Fall 2008 / Team Project / Institute of Design
Canari is a platform-oriented offering that harnesses
biometric feedback to help individuals, corporations, and governments
measure and respond to stress in 21st century mega-cities.
The problem
By 2030, nearly 60% of the world's population will be living in cities.
Stress in these mega-cities will be somewhat unavoidable: mental
and emotional stress increase as cities grow, modernize, and become
more populous. However, a wide-scale, systemic tool for quantifying
and understanding stress does not exist. In the meantime, stress
contributes to an alarming number of deaths - in some estimates,
over 50%.
The Canari concept
Canari proposes a means of measuring and visualizing stress through
space and over time. It will assist individuals, social groups,
and the public and private sectors with understanding and ameliorating
stress in the urban setting.
A solution for individuals
Awareness is the first step toward amelioration. As a freeware
application for GPS-enabled smartphones, Canari collects and analyzes
data based on an individual user's voice patterns (e.g. amplitude,
frequency, and cadence), along with concurrent ambient noise, to
produce a visualization of stress levels.
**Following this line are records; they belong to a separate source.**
+	v_cndmask_b32_e64 v11, v67, 1, vcc
+	s_bcnt1_i32_b64 s58, s[26:27]
+	v_cmp_lt_u16_e32 vcc, s8, v14
+	v_cmp_ge_u32_e64 s[22:23], v48, v85
+	s_cmp_lg_u64 vcc, 0
+	v_and_b32_e32 v42, s76, v42
+	v_addc_co_u32_e64 v2, s[22:23], 0, v83, s[22:23]
+	v_cndmask_b32_e64 v44, v67, 1, s[10:11]
+	v_cndmask_b32_e64 v45, v67, 1, s[12:13]
+	v_cndmask_b32_e64 v46, v67, 1, s[14:15]
+	v_cndmask_b32_e64 v48, v67, 1, s[16:17]
+	v_cndmask_b32_e64 v49, v67, 1, s[18:19]
+	v_cndmask_b32_e64 v47, v67, 1, s[20:21]
+	v_readlane_b32 s94, v68, 0
+	s_cselect_b64 s[8:9], -1, 0
+	v_mov_b64_e32 v[40:41], s[58:59]
+	s_branch .LBB161_66
+.LBB161_45:
+	v_and_b32_e32 v4, 2, v70
+	v_cmp_ne_u32_e64 s[10:11], 0, v4
+	v_and_b32_e32 v4, 4, v70
+	v_cmp_ne_u32_e64 s[16:17], 0, v4
+	v_and_b32_e32 v4, 8, v70
+	v_cmp_ne_u32_e64 s[20:21], 0, v4
+	v_and_b32_e32 v4, 16, v70
+	v_cmp_ne_u32_e64 s[24:25], 0, v4
+	v_and_b32_e32 v4, 32, v70
+	v_cmp_ne_u32_e64 s[28:29], 0, v4
+	v_and_b32_e32 v4, 64, v70
+	v_cmp_ne_u32_e64 s[34:35], 0, v4
+	v_and_b32_e32 v4, 0x80, v70
+	v_lshlrev_b32_e32 v2, 8, v54
+	v_cmp_ne_u32_e64 s[38:39], 0, v4
+	v_bfe_u32 v4, v70, 7, 1
+	s_movk_i32 s12, 0x100
+	v_cmp_ne_u32_e64 s[36:37], 0, v4
+	v_bitop3_b32 v4, v70, s12, v2 bitop3:0xc8
+	v_cmp_eq_u32_e64 s[12:13], 0, v4
+	v_or_b32_e32 v3, v70, v2
+	v_bfe_u32 v5, v3, 8, 1
+	v_cndmask_b32_e64 v4, 0, -1, s[12:13]
+	s_movk_i32 s12, 0x200
+	v_bitop3_b32 v6, v70, s12, v2 bitop3:0xc8
+	v_cmp_ne_u32_e32 vcc, 0, v5
+	v_bfe_u32 v7, v3, 9, 1
+	v_cmp_eq_u32_e64 s[12:13], 0, v6
+	v_xor_b32_e32 v5, vcc_hi, v4
+	v_xor_b32_e32 v4, vcc_lo, v4
+	v_cmp_ne_u32_e32 vcc, 0, v7
+	v_cndmask_b32_e64 v6, 0, -1, s[12:13]
+	s_movk_i32 s12, 0x400
+	v_xor_b32_e32 v19, vcc_hi, v6
+	v_xor_b32_e32 v40, vcc_lo, v6
+	v_bitop3_b32 v6, v70, s12, v2 bitop3:0xc8
+	v_bfe_u32 v7, v3, 10, 1
+	v_cmp_eq_u32_e64 s[12:13], 0, v6
+	v_cmp_ne_u32_e32 vcc, 0, v7
+	v_bfe_u32 v7, v3, 11, 1
+	v_cndmask_b32_e64 v6, 0, -1, s[12:13]
+	s_movk_i32 s12, 0x800
+	v_xor_b32_e32 v41, vcc_hi, v6
+	v_xor_b32_e32 v44, vcc_lo, v6
+	v_bitop3_b32 v6, v70, s12, v2 bitop3:0xc8
+	v_cmp_eq_u32_e64 s[12:13], 0, v6
+	v_cmp_ne_u32_e32 vcc, 0, v7
+	v_bfe_u32 v7, v3, 12, 1
+	v_cndmask_b32_e64 v6, 0, -1, s[12:13]
+	s_movk_i32 s12, 0x1000
+	v_xor_b32_e32 v43, vcc_hi, v6
+	v_xor_b32_e32 v46, vcc_lo, v6
+	v_bitop3_b32 v6, v70, s12, v2 bitop3:0xc8
+	v_cmp_eq_u32_e64 s[12:13], 0, v6
+	v_cmp_ne_u32_e32 vcc, 0, v7
+	v_bfe_u32 v7, v3, 13, 1
+	v_cndmask_b32_e64 v6, 0, -1, s[12:13]
+	s_movk_i32 s12, 0x2000
+	v_xor_b32_e32 v45, vcc_hi, v6
+	v_xor_b32_e32 v48, vcc_lo, v6
+	v_bitop3_b32 v6, v70, s12, v2 bitop3:0xc8
+	v_cmp_eq_u32_e64 s[12:13], 0, v6
+	v_lshlrev_b32_e32 v81, 2, v54
+	v_lshlrev_b32_e32 v78, 2, v77
+	v_lshlrev_b32_e32 v77, 2, v76
+	v_lshlrev_b32_e32 v76, 2, v75
+	v_lshlrev_b32_e32 v75, 2, v74
+	v_lshlrev_b32_e32 v74, 2, v73
+	v_lshlrev_b32_e32 v73, 2, v72
+	v_lshlrev_b32_e32 v72, 2, v51
+	v_lshl_add_u32 v51, s41, 3, v65
+	s_add_i32 s40, s40, 64
+	v_cmp_ne_u32_e32 vcc, 0, v7
+	v_cndmask_b32_e64 v6, 0, -1, s[12:13]
+	s_movk_i32 s12, 0x4000
+	ds_read_b32 v80, v81
+	ds_read_b32 v95, v78 offset:1024
+	ds_read_b32 v94, v77 offset:2048
+	ds_read_b32 v93, v76 offset:3072
+	ds_read_b32 v92, v75 offset:4096
+	ds_read_b32 v89, v74 offset:5120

Using GPS, stress levels
are correlated with location and movement.
A solution for corporations and governments
Stress data from Canari end-users can be anonymized and aggregated
in a centralized database. Visualizing real-time stress data could
revolutionize the way cities are planned, serviced, and governed
- helping city governments better understand the relationships
between urban infrastructure and the human condition.